這些人的回答如出一轍,全都印證了我爺爺說的是實話,當年他跟我爸沒找到推我下河的那個人。
張萬年嘆了口氣,見我喝多了也沒再多問,連忙扶我進屋。
我下意識就想進我自己的屋,張萬年忙拉住我:“誒,你幹什麼,往哪兒走?”
“我回我屋啊……”
“那你老闆的屋,你老闆擱裏面睡呢,你進去吧。”
我愣在原地,有些摸不着頭腦:“那我睡哪兒……”
張萬年無語起來:“你白天就鋪了兩張牀,也沒說你要在家睡啊,我以爲你要去你親戚家睡呢。”
剛聽他說完,我直接就醉倒了過去。
醉過去之後我什麼都不知道了,也沒再做那個噩夢,不知道是我堂姥剛過世,還沒去投胎的緣故,還是我喝多了的緣故。

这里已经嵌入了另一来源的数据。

bool Renderer::set_seed(uint64_t seed)
{
    if (!bind()) return false;
    if (!settle_speculation()) return false;
// ... 56 lines not shown

    ntri = scene.ntri();
    nlights_ = (uint32_t)scene.lights.size();
    camera = Camera::from_orientation_matrix(cfg.width, cfg.height, Matrix::from_array(scene.cameras[0].orientation), scene.cameras[0].fov_deg);

    const auto t_bvh = std::chrono::steady_clock::now();
    bool on_device = false;
    if (cfg.flags & MI355RT_FLAG_DEVICE_LBVH) {
        std::string why; double ms[2];
        on_device = build_bvh_device(scene.tri_verts.data(), scene.tri_geom.data(), ntri, bvh, why, ms);
        if (on_device) { lbvh_device_ms_ = ms[0]; }
        else last_error = "device LBVH not used (" + why + "): host SAH build instead";
    }
    if (!on_device) build_bvh(scene.tri_verts.data(), scene.tri_geom.data(), ntri, bvh);
    bvh_on_device_ = on_device;
    wide_ = false;
    if (kernels_walk_wide_nodes()) {
        build_wide(bvh);
        if (!bvh.nodes4.empty()) wide_ = true;
        else if (bvh.root >= 0) { err = "this build's kernels walk the 4-wide tree, which does not serve this scene"; code = MI355RT_E_INVALID; return false; }
    }
    build_ms_[0] = std::chrono::duration<double, std::milli>(std::chrono::steady_clock::now() - t_bvh).count();
    collect_cull_boxes();
    if (bvh.max_depth > kBvhMaxDepth) { err = "internal: BVH deeper than the traversal stack"; code = MI355RT_E_INVALID; return false; }
    std::vector<float> normals((size_t)std::max(ntri, 1u) * 4, 0.0f);
    for (uint32_t t = 0; t < ntri; ++t) {
        const float* v = &scene.tri_verts[9 * (size_t)t];
        Vec3 v0(v[0], v[1], v[2]), v1(v[3], v[4], v[5]), v2(v[6], v[7], v[8]);
        Vec3 n = cross(v1 - v0, v2 - v0).normalized();
        normals[4 * (size_t)t] = n.x; normals[4 * (size_t)t + 1] = n.y; normals[4 * (size_t)t + 2] = n.z;
        uint32_t g = scene.tri_geom[t];
        std::memcpy(&normals[4 * (size_t)t + 3], &g, 4);
    }
    std::vector<float> table4;
    build_sample_table(table4);
    void* d_nodes = nullptr; void* d_tris = nullptr; void* d_normals = nullptr; void* d_table = nullptr;
    DMaterial* d_mats = nullptr; DLight* d_lights = nullptr; DTexture* d_tex = nullptr; float* d_texels = nullptr;
    if (wide_ ? !upload(d_nodes, bvh.nodes4.data(), bvh.nodes4.size() * sizeof(BvhNode4)) : !upload(d_nodes, bvh.nodes.data(), bvh.nodes.size() * sizeof(BvhNode))) return bail();
    if (!upload(d_tris, bvh.tris.data(), bvh.tris.size() * sizeof(BvhTri))) return bail();
    if (!upload(d_normals, normals.data(), normals.size() * sizeof(float))) return bail();
    if (!upload(d_table, table4.data(), table4.size() * sizeof(float))) return bail();
    std::vector<DMaterial> mats(std::max<size_t>(scene.materials.size(), 1));
    for (size_t i = 0; i < scene.materials.size(); ++i) {
        const MaterialData& m = scene.materials[i];
        mats[i] = DMaterial{ m.rgb[0], m.rgb[1], m.rgb[2], m.kind == 1 ? (0x80000000u | m.tex_id) : 0u };
    }
    if (!upload(d_mats, mats.data(), mats.size() * sizeof(DMaterial))) return bail();
    std::vector<DLight> lights(std::max<size_t>(scene.lights.size(), 1));
    for (size_t i = 0; i < scene.lights.size(); ++i) {
        const LightData& l = scene.lights[i];
        lights[i] = DLight{ l.pos[0], l.pos[1], l.pos[2], l.color[0], l.color[1], l.color[2], 0.0f, 0.0f };
    }
    float* d_light_maps = nullptr; uint32_t light_map_res = 0;
    if (!scene.lights.empty() && scene.lights.size() <= 8 && ntri > 0 && !getenv("MI355RT_NO_LIGHT_MAP")) {
        const auto t_lm = std::chrono::steady_clock::now();
        double diag2 = 0.0;
        { float mn[3] = { 3e38f, 3e38f, 3e38f }, mx[3] = { -3e38f, -3e38f, -3e38f };
          for (size_t i = 0; i < scene.tri_verts.size(); ++i) { const int a = (int)(i % 3); mn[a] = std::min(mn[a], scene.tri_verts[i]); mx[a] = std::max(mx[a], scene.tri_verts[i]); }
          for (int a = 0; a < 3; ++a) diag2 += ((double)mx[a] - mn[a]) * ((double)mx[a] - mn[a]); }
        const double pad = 2e-4 * std::sqrt(diag2) + 1e-7;
        uint32_t res = 512;
        while (res > 16 && (size_t)6 * res * res * 4 * scene.lights.size() > ((size_t)64 << 20)) res /= 2;
        const uint64_t work_cap = 4ull << 20;
        for (const LightData& l : scene.lights) while (res > 16 && light_map_work(scene.tri_verts.data(), ntri, l.pos, res) > work_cap) res /= 2;
        std::vector<float> all; all.reserve((size_t)6 * res * res * scene.lights.size());
        bool finite = true;
        for (size_t i = 0; i < scene.lights.size() && finite; ++i) {
            const LightData& l = scene.lights[i];
            if (!std::isfinite(l.pos[0]) || !std::isfinite(l.pos[1]) || !std::isfinite(l.pos[2])) { finite = false; break; }
            LightMap lm; build_light_map(scene.tri_verts.data(), ntri, l.pos, pad, res, lm);
            all.insert(all.end(), lm.dist2.begin(), lm.dist2.end());
            const double tail = std::max(lm.nearest - pad, 0.0);
            lights[i].tail2 = std::isfinite(tail) ? (float)std::min(tail * tail * (1.0 - 1e-6), 3.0e38) : 3.0e38f;
            if ((double)lights[i].tail2 > tail * tail) lights[i].tail2 = std::nextafterf(lights[i].tail2, 0.0f);
        }
        if (finite) {
            if (!upload(d_light_maps, all.data(), all.size() * sizeof(float))) return bail();
            light_map_res = res;
        }
        light_map_ms_ = std::chrono::duration<double, std::milli>(std::chrono::steady_clock::now() - t_lm).count();
        if (getenv("MI355RT_DEBUG_CULL")) fprintf(stderr, "[mi355rt] light maps: %zu lights, %u texels per face edge, %.1f ms\n", scene.lights.size(), light_map_res, light_map_ms_);
    }
    if (!upload(d_lights, lights.data(), lights.size() * sizeof(DLight))) return bail();
    std::vector<DTexture> tex(std::max<size_t>(scene.textures.size(), 1));
    std::vector<float> texels;
    for (size_t i = 0; i < scene.textures.size(); ++i) {
        const TextureData& t = scene.textures[i];
        if (t.rgb.size() != (size_t)t.width * t.height * 3 || t.rgb.empty()) { err = "texture size mismatch"; code = MI355RT_E_INVALID; return false; }
        tex[i] = DTexture{ t.width, t.height, texels.size() / 3 };
        texels.insert(texels.end(), t.rgb.begin(), t.rgb.end());
    }
    if (!upload(d_tex, tex.data(), tex.size() * sizeof(DTexture))) return bail();
    if (!upload(d_texels, texels.data(), texels.size() * sizeof(float))) return bail();
    dscene_.nodes = d_nodes; dscene_.tris = d_tris; dscene_.normals = d_normals; dscene_.materials = d_mats;
    dscene_.lights = d_lights; dscene_.textures = d_tex; dscene_.texels = d_texels; dscene_.table = d_table;
    dscene_.root = bvh.root; dscene_.nlights = nlights_; dscene_.ntri = ntri;
    dscene_.light_maps = d_light_maps; dscene_.light_map_res = light_map_res;
    dscene_.oct_nodes = nullptr; dscene_.oct_leaf_tris = nullptr; dscene_.prim_tris = nullptr; dscene_.oct_info = nullptr; dscene_.tri_home = nullptr; dscene_.oct_single_leaf = 0u;
    std::memset(dscene_.oct_root, 0, sizeof dscene_.oct_root);
    mode_ = (cfg.flags & MI355RT_FLAG_OCTREE_SEMANTICS) ? kModeOctreeWalk : (cfg.flags & MI355RT_FLAG_TRUE_CLOSEST_HIT) ? kModeTrueClosest : kModeConfirm;
    if (mode_ != kModeTrueClosest) {
        Octree oct;
        const auto t_oct = std::chrono::steady_clock::now();
        build_octree(scene.tri_verts.data(), ntri, cfg.triangles_per_leaf, oct);
        build_ms_[1] = std::chrono::duration<double, std::milli>(std::chrono::steady_clock::now() - t_oct).count();
        oct_stats_[0] = (uint32_t)oct.nodes.size(); oct_stats_[1] = oct.inner; oct_stats_[2] = oct.leaves;
        oct_stats_[3] = oct.empty_leaves; oct_stats_[4] = oct.max_depth; oct_stats_[5] = (uint32_t)oct.leaf_tris.size();
        std::vector<BvhTri> prim_tris(std::max(ntri, 1u));
        std::memset(prim_tris.data(), 0, prim_tris.size() * sizeof(BvhTri));
        for (uint32_t t = 0; t < ntri; ++t) {
            const float* v = &scene.tri_verts[9 * (size_t)t];
            for (int a = 0; a < 3; ++a) { prim_tris[t].v0[a] = v[a]; prim_tris[t].e1[a] = v[3 + a] - v[a]; prim_tris[t].e2[a] = v[6 + a] - v[a]; }
            prim_tris[t].prim = t; prim_tris[t].geom = scene.tri_geom[t];
        }
        void* d_oct = nullptr; uint32_t* d_leaf = nullptr; void* d_ptris = nullptr;
        if (!upload(d_oct, oct.nodes.data(), oct.nodes.size() * sizeof(OctNodeFlat))) return bail();
        if (!upload(d_leaf, oct.leaf_tris.data(), oct.leaf_tris.size() * 4)) return bail();
        if (!upload(d_ptris, prim_tris.data(), prim_tris.size() * sizeof(BvhTri))) return bail();
        dscene_.oct_nodes = d_oct; dscene_.oct_leaf_tris = d_leaf; dscene_.prim_tris = d_ptris;
        std::vector<int2> info(oct.nodes.size());
        std::vector<uint32_t> home(std::max(ntri, 1u), 0xFFFFFFFEu);
        for (size_t i = 0; i < oct.nodes.size(); ++i) {
            const OctNodeFlat& f = oct.nodes[i];
            if (f.first_child >= 0) { info[i].x = f.first_child; info[i].y = 0; continue; }
            info[i].x = ~(int32_t)f.tri_first; info[i].y = (int32_t)f.tri_count;
            for (uint32_t k = 0; k < f.tri_count; ++k) {
                uint32_t& h = home[oct.leaf_tris[f.tri_first + k]];
                h = h == 0xFFFFFFFEu ? (uint32_t)i : 0xFFFFFFFFu;
            }
        }
        int2* d_info = nullptr; uint32_t* d_home = nullptr;
        if (!upload(d_info, info.data(), info.size() * sizeof(int2))) return bail();
        if (!upload(d_home, home.data(), home.size() * 4)) return bail();
        dscene_.oct_info = d_info; dscene_.tri_home = d_home;
        dscene_.oct_single_leaf = (mode_ == kModeConfirm && oct.nodes.size() == 1) ? 1u : 0u;
        for (int a = 0; a < 3; ++a) { dscene_.oct_root[a] = oct.nodes[0].cmin[a]; dscene_.oct_root[3 + a] = oct.nodes[0].cmax[a]; }
    }

    const size_t npix = (size_t)cfg.width * cfg.height;
    if (!upload(d_film_sum_, nullptr, npix * 12) || !upload(d_film_sumsq_, nullptr, npix * 12) || !upload(d_film_n_, nullptr, npix * 4)) return bail();
    if ((cfg.flags & MI355RT_FLAG_DIRECT_FILM) && !upload(d_film_direct_, nullptr, npix * 12)) return bail();
    if (!upload(d_ldr_, nullptr, npix * 4)) return bail();
    ldr_dirty_.assign(cfg.height, (uint8_t)1);
    if (hipEventCreateWithFlags(&ev_tonemap_, hipEventDisableTiming) != hipSuccess || hipEventCreateWithFlags(&ev_gather_, hipEventDisableTiming) != hipSuccess) { err = "hipEventCreate failed"; return false; }
    if (hipEventCreateWithFlags(&ev_call_done_, hipEventDisableTiming) != hipSuccess || hipEventCreateWithFlags(&ev_spec_done_, hipEventDisableTiming) != hipSuccess
        || hipStreamCreateWithFlags(&read_stream_, hipStreamNonBlocking) != hipSuccess) { err = "hipEventCreate / hipStreamCreate failed"; return false; }
    std::vector<uint32_t> all(cfg.height);
    for (uint32_t r = 0; r < cfg.height; ++r) {
        all[r] = r;
        if ((r / cfg.stripe_rows) % cfg.stripe_world == cfg.stripe_rank) owned_rows.push_back(r);
    }
    if (!upload(d_all_rows_, all.data(), all.size() * 4)) return bail();
    if (!upload(d_owned_rows_, owned_rows.data(), owned_rows.size() * 4)) return bail();
    if (!upload(d_tmp_rows_, nullptr, 64 * 4)) return bail();
    if (!upload(d_counters_, nullptr, sizeof(DCounters) * kShards)) return bail();
    if (h_counters_.alloc(sizeof(DCounters) * kShards) != hipSuccess) { err = "pinned host allocation failed"; return false; }
    std::memset(h_counters_.get(), 0, sizeof(DCounters) * kShards);
    slices_[0].stream = stream_;
    for (uint32_t i = 0; i < kMaxSlices; ++i) {
        if (i && hipStreamCreateWithFlags(&slices_[i].stream, hipStreamNonBlocking) != hipSuccess) { err = "hipStreamCreate failed"; return false; }
        if (hipEventCreateWithFlags(&slices_[i].done, hipEventDisableTiming) != hipSuccess) { err = "hipEventCreate failed"; return false; }
        if (!upload(slices_[i].d_ctrl, nullptr, kMaxRounds * kCtrlWordsPerRound * 4)) return bail();
        if (!upload(slices_[i].d_rows, nullptr, (size_t)cfg.height * 4)) return bail();
    }
    if (const char* e = getenv("MI355RT_SLICES")) { int v = atoi(e); if (v >= 1 && v <= (int)kMaxSlices) slices = (uint32_t)v; }
    if (!upload(d_debug_color_, nullptr, 16)) return bail();

    records_per_sample_ = 1;
    for (uint32_t l = 0; l <= cfg.recursions; ++l) {
        uint32_t nl = level_first[l + 1] - level_first[l];
        uint32_t nn = l < cfg.recursions ? level_first[l + 2] - level_first[l + 1] : 0;
        records_per_sample_ = std::max(records_per_sample_, nl * std::max(nlights_, 1u) + nn);
    }
    max_level_nodes_ = 1;
    for (uint32_t l = 0; l <= cfg.recursions; ++l) max_level_nodes_ = std::max(max_level_nodes_, level_first[l + 1] - level_first[l]);
    code = MI355RT_OK;
    return true;
}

第二天早上我醒過來的時候,發現我睡在張萬年睡的那個屋子裏,他正坐在椅子上看着我。
“醒了?”
我從牀上爬起來,頭疼欲裂,又暈又想吐。
緩了好一陣,我才把昨晚喝酒後的情況又詳細給他說了一遍。
“昨晚我喝高了,也看不出來他們說的是不是實話。”
“但是我覺得,全村的人都幫着我爺爺圓謊,有點不切實際。”
聽我說完後,張萬年點點頭:“那現在就剩那個智商只有幾歲的王晨了,但他本身是個智力有缺陷的人,他說的話,也不一定具備參考性。”
去喫完早席後,我領着張萬年還有江雨欣直接去找王晨。
王晨自己有房子,那是他父母死後給他留下的。
那房子很破舊,是很久很久以前的老房子,但對於王晨來說,有個遮風擋雨的地方就很不錯了。
到了他家門口,我敲了許久的門,沒人來給我們開門。
此時我已經聞到了一些味道,這味道對於我們來說很熟悉,是屍體腐爛發臭的味道。
我頓時就有些慌了起來。
張萬年也皺起眉頭:“有點不對勁,破門!”
不等他說完,我已經鉚足了勁,對着這木門踢了過去,一腳就把裏面的鎖踹飛了出去,門也應聲而開。
但門開之後,我們連退了好幾步,一股薰得人頭暈的惡臭撲面而來,裏面的蚊蟲更是黑壓壓一片飛了出來。
待到蚊蟲散去後,我們沉重地走到門口,朝着裏面望去,一眼就看到了沙發上王晨的屍體。
屍體的腐敗程度,起碼死了五六天以上。